UNASSIGNED: In total, 120 patients were enrolled. A total of 114 patients (95.00%) developed with hypofibrinogenaemia. Hypofibrinogenemia mainly occurred 3 days after tigecycline administration. Of them, 79 (65.83%) developed FIBRO with a median occurrence of 3 [2-4] days after initiation of tigecycline. Multivariable regression analysis demonstrated that the FIB level before tigecycline use [odds ratio (OR): 3.225, 95% confidence interval (CI): 1.801-5.772] and total tigecycline dose (OR: 4.930, 95% CI: 1.433-16.959) were risk factors for FIBRO.

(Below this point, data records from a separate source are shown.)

struct InitArgs {
  const float* cam; int cam_stride; const float* dirs;
  int R;
  int n_eval;
  float near, far;
  int sphere_far;
  float sphere_radius;
  const float* jitter;
  float inv_4log;
  float* samples;
  float* beta;
  float* far_out;
  Ctl* ctl;
  int group_rays;
  int max_iters;
  int* err;
};

__global__ __launch_bounds__(64) void init_kernel(InitArgs a) {
  __shared__ float zs[kMaxNew];
  __shared__ float ds[kMaxNew];
  const int r = blockIdx.x, lane = threadIdx.x;
  if (r % a.group_rays == 0 && lane < 8) {
    Ctl* c = a.ctl + r / a.group_rays;
    c->conv_flag[lane] = 0;
    c->active[lane] = (lane == 0 && a.max_iters > 0) ? 1 : 0;
    if (lane == 0) c->final_round = -1;
  }
  float far = a.far;
  if (a.sphere_far) {
    const float* o = a.cam + (size_t)r * a.cam_stride;
    const float* d = a.dirs + 3 * (size_t)r;
    const float dot = (d[0] * o[0] + d[1] * o[1]) + d[2] * o[2];
    const float nrm = norm3(o[0], o[1], o[2]);
    const float under = dot * dot - (nrm * nrm - a.sphere_radius * a.sphere_radius);
    if (under <= 0.0f) { if (lane == 0) *a.err = 1; }
    far = __builtin_fmaxf(__builtin_sqrtf(under) - dot, 0.0f);
  }
  if (lane == 0) a.far_out[r] = far;
  const int n = a.n_eval;
  for (int i = lane; i < n; i += 64) {
    const float t = linspace_at(0.0f, 1.0f, n, i);
    zs[i] = a.near * (1.0f - t) + far * t;
  }
  __syncthreads();
  if (a.jitter) {
    float znew[(kMaxNew + 63) / 64];
    int k = 0;
    for (int i = lane; i < n; i += 64, ++k) {
      const float lower = i == 0 ? zs[0] : 0.5f * (zs[i] + zs[i - 1]);
      const float upper = i == n - 1 ? zs[n - 1] : 0.5f * (zs[i + 1] + zs[i]);
      znew[k] = lower + (upper - lower) * a.jitter[(size_t)r * n + i];
    }
    __syncthreads();
    k = 0;
    for (int i = lane; i < n; i += 64, ++k) zs[i] = znew[k];
    __syncthreads();
  }
  for (int i = lane; i < n; i += 64) {
    a.samples[(size_t)r * kMaxNew + i] = zs[i];
    if (i < n - 1) { const float d = zs[i + 1] - zs[i]; ds[i] = d * d; }
  }
  __syncthreads();
  const float tot = aten_row_sum(ds, n - 1, lane);
  if (lane == 0) a.beta[r] = __builtin_sqrtf(a.inv_4log * tot);
}

struct RoundArgs {
  int R, round, max_iters;
  int n_eval, n_final, n_extra;
  const float* beta_param; float beta_min;
  float eps; int beta_iters; float add_tiny;
  float near;
  const float* far;
  float* z;
  float* sdf;
  float* beta;
  float* samples;
  const float* samples_sdf;
  Ctl* ctl;
  int group_rays;
  const float* u_final;
  const int* extra_idx;
  const int* eik_idx;
  float* z_final;
  float* z_eik;
  int* dbg_samples_idx;
  int* dbg_inds;
  float* dbg_cdf;
  float* dbg_weights;
};

__global__ __launch_bounds__(64) void round_a_kernel(RoundArgs a) {
  __shared__ RayLds L;
  const int r = blockIdx.x, lane = threadIdx.x, i_round = a.round;
  Ctl* ctl = a.ctl + r / a.group_rays;
  if (!ctl->active[i_round]) return;
  const int n_old = a.n_eval * i_round, n_new = a.n_eval, n = n_old + n_new;
  float* zrow = a.z + (size_t)r * kCap;
  float* srow = a.sdf + (size_t)r * kCap;
  for (int i = lane; i < n_old; i += 64) { L.t0[i] = zrow[i]; L.t1[i] = srow[i]; }
  for (int i = lane; i < n_new; i += 64) {
    L.dists[i] = a.samples[(size_t)r * kMaxNew + i];
    L.dstar[i] = a.samples_sdf[(size_t)r * kMaxNew + i];
  }
  __syncthreads();
  for (int e = lane; e < n; e += 64) {
    int pos;
    float zv, sv;
    if (e < n_old) {
      zv = L.t0[e]; sv = L.t1[e];
      int cnt = 0;
      for (int k = 0; k < n_new; ++k) cnt += (L.dists[k] < zv) ? 1 : 0;
      pos = e + cnt;
    } else {
      const int j = e - n_old;
      zv = L.dists[j]; sv = L.dstar[j];
      int lo = 0, hi = n_old;
      while (lo < hi) { const int mid = (lo + hi) >> 1; if (L.t0[mid] <= zv) lo = mid + 1; else hi = mid; }
      int cnt = lo;
      for (int k = 0; k < n_new; ++k) {
        const float o = L.dists[k];
        cnt += (o < zv || (o == zv && k < j)) ? 1 : 0;
      }
      pos = cnt;
    }
    L.z[pos] = zv; L.sdf[pos] = sv;
    if (a.dbg_samples_idx) a.dbg_samples_idx[(size_t)r * kCap + pos] = e;
  }
  __syncthreads();
  for (int i = lane; i < n; i += 64) { zrow[i] = L.z[i]; srow[i] = L.sdf[i]; }
  compute_dstar(L, n, lane);
  __syncthreads();

  float beta = a.beta[r];
  const float beta0 = __builtin_fabsf(*a.beta_param) + a.beta_min;
  float err = error_bound(L, n, beta0, lane);
  if (err <= a.eps) beta = beta0;
  float bmin = beta0, bmax = beta;
  for (int it = 0; it < a.beta_iters; ++it) {
    const float mid = (bmin + bmax) / 2.0f;
    err = error_bound(L, n, mid, lane);
    if (err <= a.eps) bmax = mid;
    if (err > a.eps) bmin = mid;
  }
  beta = bmax;
  if (lane == 0) {
    a.beta[r] = beta;
    if (beta > beta0) atomicOr(&ctl->conv_flag[i_round], 1);
  }
}
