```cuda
int resident_clusters(const void* kern, int smem, int s) {
  int n = 0;
  if (s == 1) {
    if (cudaOccupancyMaxActiveBlocksPerMultiprocessor(&n, kern, kNumThreads, smem) != cudaSuccess) n = 0;
    return n * num_sms();
  }
  cudaLaunchConfig_t cfg{};
  cfg.gridDim = dim3(s);
  cfg.blockDim = dim3(kNumThreads);
  cfg.dynamicSmemBytes = smem;
  cudaLaunchAttribute attr;
  attr.id = cudaLaunchAttributeClusterDimension;
  attr.val.clusterDim.x = s;
  attr.val.clusterDim.y = 1;
  attr.val.clusterDim.z = 1;
  cfg.attrs = &attr;
  cfg.numAttrs = 1;
  if (cudaOccupancyMaxActiveClusters(&n, kern, &cfg) != cudaSuccess) n = 0;
  return n;
}

template <typename Resident>
int choose_split(int tiles, int kb_per_tile, int forced, Resident resident) {
  int s = 1;
  if (forced > 0) {
    s = forced;
  } else {
    while (s < 8 && kb_per_tile >= 4 * s && tiles <= resident(2 * s)) s *= 2;
  }
  while (s > 1 && kb_per_tile < s) s /= 2;
  return s;
}

template <int MODE, int NT, int WS, int AS>
int launch_gemm(const GemmArgs& a) {
  using C = Cfg<MODE, NT, WS, AS>;
  GemmParams p{};
  p.s2_scales = static_cast<const uint8_t*>(a.s2_scales);
  p.s2_zeros = static_cast<const uint8_t*>(a.s2_zeros);
  p.wscales = static_cast<const __half*>(a.wscales);
  p.w_szs = static_cast<const __half*>(a.w_szs);
  p.ascales = static_cast<const __half*>(a.ascales);
  p.a_ssums = static_cast<const __half*>(a.a_ssums);
  p.out = static_cast<__half*>(a.out);
  p.acc_out = static_cast<int32_t*>(a.acc_out);
  p.prof = static_cast<unsigned long long*>(a.prof);
  p.M = a.M; p.N = a.N; p.K = a.K;
  const int n_tiles = a.N / kBM;
  p.m_tiles = (a.M + NT - 1) / NT;
  p.kb_per_tile = (a.K + kSub * kBK - 1) / (kSub * kBK);
  const int tiles = n_tiles * p.m_tiles;

  CUtensorMap tm_act, tm_w;
  int rc = make_tmap_u8(&tm_act, a.act, a.M, a.K, NT);
  if (rc) return rc;
  rc = (MODE == kModeW8) ? make_tmap_u8(&tm_w, a.weight, a.N, a.K, kBM) : make_tmap_w4(&tm_w, a.weight, a.N, a.K);
  if (rc) return rc;

  auto kern = a.acc_out ? gemm_kernel<MODE, NT, WS, AS, true> : gemm_kernel<MODE, NT, WS, AS, false>;
  const int dev = device_ordinal();
  static bool attr_set[2][kMaxDevices] = {};
  bool& done = attr_set[a.acc_out ? 1 : 0][dev];
  if (!done) {
    rc = check_cuda(cudaFuncSetAttribute(kern, cudaFuncAttributeMaxDynamicSharedMemorySize, C::kSmemBytes), "cudaFuncSetAttribute(gemm smem)");
    if (rc) return rc;
    done = true;
  }
  static int resident_cache[2][kMaxDevices][4] = {};
  auto resident = [&](int s) {
    int& r = resident_cache[a.acc_out ? 1 : 0][dev][s == 1 ? 0 : s == 2 ? 1 : s == 4 ? 2 : 3];
    if (r == 0) r = resident_clusters(reinterpret_cast<const void*>(kern), C::kSmemBytes, s);
    return r;
  };
  p.split = choose_split(tiles, p.kb_per_tile, a.force_split, resident);
  if (p.prof)
    fprintf(stderr, "qs_gemm_plan mode=%d nt=%d ws=%d as=%d M=%d N=%d K=%d tiles=%d split=%d ctas=%d smem=%d resident_clusters=%d\n", MODE, NT, WS,
            AS, a.M, a.N, a.K, tiles, p.split, tiles * p.split, C::kSmemBytes, resident(p.split));
  cudaLaunchConfig_t cfg{};
  cfg.gridDim = dim3(tiles * p.split);
  cfg.blockDim = dim3(kNumThreads);
  cfg.dynamicSmemBytes = C::kSmemBytes;
  cfg.stream = static_cast<cudaStream_t>(a.stream);
  cudaLaunchAttribute attr[2];
  attr[0].id = cudaLaunchAttributeProgrammaticStreamSerialization;
  attr[0].val.programmaticStreamSerializationAllowed = pdl_enabled() ? 1 : 0;
  attr[1].id = cudaLaunchAttributeClusterDimension;
  attr[1].val.clusterDim.x = p.split;
  attr[1].val.clusterDim.y = 1;
  attr[1].val.clusterDim.z = 1;
  cfg.attrs = attr;
  cfg.numAttrs = 2;
  return check_cuda(cudaLaunchKernelEx(&cfg, kern, tm_act, tm_w, p), "gemm launch");
}

template <int MODE>
int dispatch_gemm(const GemmArgs& a) {
  QS_REQUIRE(a.M > 0 && a.N > 0 && a.K > 0, "gemm: empty problem M=%d N=%d K=%d", a.M, a.N, a.K);
  QS_REQUIRE(a.N % kBM == 0, "gemm: N=%d must be a multiple of %d", a.N, kBM);
  QS_REQUIRE(a.K % kBK == 0, "gemm: K=%d must be a multiple of %d", a.K, kBK);
  QS_REQUIRE((reinterpret_cast<uintptr_t>(a.act) & 15) == 0 && (reinterpret_cast<uintptr_t>(a.weight) & 15) == 0, "gemm: operands must be 16-byte aligned");
  QS_REQUIRE(a.force_split == 0 || a.force_split == 1 || a.force_split == 2 || a.force_split == 4 || a.force_split == 8, "gemm: split must be 1, 2, 4 or 8");
  constexpr bool w8 = (MODE == kModeW8), grp = (MODE == kModeW4Grp);
  QS_REQUIRE(a.force_nt == 0 || a.force_nt == 32 || a.force_nt == 64 || a.force_nt == 128, "gemm: tile tokens must be 32, 64 or 128");
  const int nt = a.force_nt > 0 ? a.force_nt : a.M <= 32 ? 32 : a.M <= 64 ? 64 : 128;
  if (nt == 32) return launch_gemm<MODE, 32, (w8 ? 2 : grp ? 4 : 5), 4>(a);
  if (nt == 64) return launch_gemm<MODE, 64, (w8 ? 2 : grp ? 3 : 4), (w8 ? 2 : 3)>(a);
  return launch_gemm<MODE, 128, 4, 2>(a);
}

}

int gemm_w4a8_per_chn(const GemmArgs& a) { return dispatch_gemm<kModeW4Chn>(a); }
int gemm_w4a8_per_group(const GemmArgs& a) { return dispatch_gemm<kModeW4Grp>(a); }
int gemm_w8a8(const GemmArgs& a) { return dispatch_gemm<kModeW8>(a); }
size_t gemm_workspace_bytes() { return 4096; }
int gemm_trace_install(void* buf, unsigned cap) { return qs_trace_install(buf, cap); }

}
```

Before: 14090.

## Use lane-contiguous DSMEM layout for split-K cluster reduction in GEMM epilogue

Changes the split-K cluster reduction buffer from a token-by-channel layout to one where each warp lane writes consecutive words, so remote DSMEM stores coalesce instead of scattering. The reduce phase is rewritten so warps walk rows of this layout, sum across ranks, and use a shuffle to pair adjacent channels before applying scales and writing half2 outputs. This aims to cut DSMEM store and shared-memory read bank conflicts during the epilogue. In exchange, scale loads move into the inner loop, where they are reloaded per row, and half the lanes sit idle on the store.

```diff
diff --git a/qserve_b200/csrc/gemm.cu b/qserve_b200/csrc/gemm.cu
--- a/qserve_b200/csrc/gemm.cu
+++ b/qserve_b200/csrc/gemm.cu
@@ -301,15 +301,18 @@
         }
     } else {
       const int cps = kBM / S;
+      constexpr int Q = NT / 4;
+      const int G = cps / 8;
       const uint32_t rx_base = smem_u32(s_red);
 #pragma unroll
       for (int h = 0; h < 2; ++h)
 #pragma unroll
-        for (int i = 0; i < NT / 2; ++i) {
-          const int ch = acc_channel<MODE>(h, warp, r0 + 8 * ((i >> 1) & 1));
-          const int tok = (i >> 2) * 8 + c0 + (i & 1);
-          const uint32_t owner = static_cast<uint32_t>(ch / cps);
-          st_dsmem_u32(map_to_cta(rx_base, owner) + static_cast<uint32_t>(((rank * NT + tok) * cps + ch % cps) * 4), static_cast<uint32_t>(acc[h][i]));
+        for (int hi = 0; hi < 2; ++hi) {
+          const int ch0 = acc_channel<MODE>(h, warp, 8 * hi);
+          const uint32_t dst = map_to_cta(rx_base, static_cast<uint32_t>(ch0 / cps)) +
+                               static_cast<uint32_t>(((rank * G + (ch0 % cps) / 8) * Q * 32 + lane) * 4);
+#pragma unroll
+          for (int q = 0; q < Q; ++q) st_dsmem_u32(dst + q * 128, static_cast<uint32_t>(acc[h][(q >> 1) * 4 + hi * 2 + (q & 1)]));
         }
     }
     if (epi_tid == 0) QS_PROF(9);
@@ -360,26 +363,47 @@
       }
     } else {
       const int cps = kBM / S;
-      const int32_t* rx = s_red;
-      const int prl = tid % npairs;
+      constexpr int Q = NT / 4;
+      const int G = cps / 8;
+      const int32_t* rx = s_red + lane;
+      const int nrows = G * Q;
+      const bool pair_lead = ((lane >> 2) & 1) == 0;
       auto reduce_rows = [&](auto s_tag) {
         constexpr int SS = decltype(s_tag)::value;
-        constexpr int TPT = NT / (2 * SS) > 0 ? NT / (2 * SS) : 1;
-        int2 v[TPT][SS];
-#pragma unroll
-        for (int i = 0; i < TPT; ++i) {
-          const int tok = tok0 + i * tstep;
-#pragma unroll
-          for (int r = 0; r < SS; ++r)
-            v[i][r] = (tok < NT) ? *reinterpret_cast<const int2*>(rx + (r * NT + tok) * cps + 2 * prl) : make_int2(0, 0);
-        }
-#pragma unroll
-        for (int i = 0; i < TPT; ++i) {
-          const int tok = tok0 + i * tstep;
-          int2 acc = v[i][0];
-#pragma unroll
-          for (int r = 1; r < SS; ++r) { acc.x += v[i][r].x; acc.y += v[i][r].y; }
-          if (tok < tok_end) finish(tok, acc, optr + i * ostep);
+        constexpr int kChunk = 4;
+#pragma unroll 1
+        for (int row0 = warp; row0 < nrows; row0 += 4 * kChunk) {
+          int32_t v[kChunk][SS];
+#pragma unroll
+          for (int c = 0; c < kChunk; ++c)
+#pragma unroll
+            for (int r = 0; r < SS; ++r) {
+              const int row = row0 + 4 * c;
+              v[c][r] = row < nrows ? rx[((r * G) * Q + row) * 32] : 0;
+            }
+#pragma unroll
+          for (int c = 0; c < kChunk; ++c) {
+            const int row = row0 + 4 * c;
+            int32_t sum = v[c][0];
+#pragma unroll
+            for (int r = 1; r < SS; ++r) sum += v[c][r];
+            const int32_t next = __shfl_down_sync(0xffffffffu, sum, 4);
+            const int j = row / Q, q = row % Q;
+            const int tok = (q >> 1) * 8 + (lane & 3) * 2 + (q & 1);
+            if (row < nrows && pair_lead && tok < tok_end) {
+              const int cn = n_tile * kBM + rank * cps + 8 * j + (lane >> 2);
+              const float cw0 = __half2float(__ldg(p.wscales + cn)), cw1 = __half2float(__ldg(p.wscales + cn + 1));
+              float cz0 = 0.f, cz1 = 0.f;
+              if constexpr (MODE == kModeW4Chn) {
+                cz0 = __half2float(__ldg(p.w_szs + cn));
+                cz1 = __half2float(__ldg(p.w_szs + cn + 1));
+              }
+              const float as = s_asc[tok], asum = s_asum[tok];
+              __half* dst = p.out + static_cast<size_t>(m0 + tok) * p.N + cn;
+              *reinterpret_cast<__half2*>(dst) = __floats2half2_rn(epilogue_one<MODE>(sum, cw0, cz0, as, asum), epilogue_one<MODE>(next, cw1, cz1, as, asum));
+              if constexpr (ACC) *reinterpret_cast<int2*>(p.acc_out + (dst - p.out)) = make_int2(sum, next);
+            }
+          }
         }
       };
       if (S == 2) reduce_rows(IntTag<2>{});
```

Result: no change. 14220, median of 6 (+0.9%).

UNASSIGNED: The FIB level before tigecycline use and total tigecycline dose were significantly associated with FIBRO, suggesting that FIB level and coagulation-related indicators should be closely monitored during tigecycline treatment to avoid life-threatening bleeding events.
摘要:
未经证实:低血纤维蛋白原血症是与替加环素抗多药耐药(MDR)细菌相关的严重不良反应,可导致治疗终止。大剂量和延长替加环素治疗,肾功能衰竭,纤维蛋白原基础水平(FIB)是替加环素相关FIB降低的危险因素。但肾移植患者的结果未知。
UNASSIGNED:进行了一项涉及肾移植患者的单中心和病例对照研究。从1月起,2017年1月,2020年,替加环素疗程超过2天且基线FIB水平大于2g/L的患者入组。低纤维蛋白原血症定义为血浆FIB<2.0g/L。基于替加环素给药前FIB水平的基线计算FIB降低的程度。FIBRO被定义为FIB减少超过50%的程度,和FIBRB是指FIB减少低于50%的程度。通过Logistic回归模型进行单变量和多变量分析,以确定替加环素相关FIB降低的独立危险因素。
未经批准:总共,纳入120例患者。共有114例患者(95.00%)出现了低纤维蛋白原血症。低纤维蛋白原血症主要发生在替加环素给药后3天。其中,79(65.83%)在替加环素开始后3[2-4]天出现FIBRO。多因素回归分析显示,替加环素使用前的FIB水平[比值比(OR):3.225,95%置信区间(CI):1.801-5.772]和替加环素总剂量(OR:4.930,95%CI:1.433-16.959)是FIBRO的危险因素。
UNASSIGNED:使用替加环素前的FIB水平和替加环素总剂量与FIBRO显着相关,提示在替加环素治疗期间应密切监测FIB水平和凝血相关指标,以避免危及生命的出血事件.
UNASSIGNED:进行了一项涉及肾移植患者的单中心和病例对照研究。从1月起,2017年1月,2020年,替加环素疗程超过2天且基线FIB水平大于2g/L的患者入组。低纤维蛋白原血症定义为血浆FIB<2.0g/L。基于替加环素给药前FIB水平的基线计算FIB降低的程度。FIBRO被定义为FIB减少超过50%的程度,和FIBRB是指FIB减少低于50%的程度。通过Logistic回归模型进行单变量和多变量分析,以确定替加环素相关FIB降低的独立危险因素。
未经批准:总共,纳入120例患者。共有114例患者(95.00%)出现了低纤维蛋白原血症。低纤维蛋白原血症主要发生在替加环素给药后3天。其中,79(65.83%)在替加环素开始后3[2-4]天出现FIBRO。多因素回归分析显示,替加环素使用前的FIB水平[比值比(OR):3.225,95%置信区间(CI):1.801-5.772]和替加环素总剂量(OR:4.930,95%CI:1.433-16.959)是FIBRO的危险因素。
UNASSIGNED:使用替加环素前的FIB水平和替加环素总剂量与FIBRO显着相关,提示在替加环素治疗期间应密切监测FIB水平和凝血相关指标,以避免危及生命的出血事件.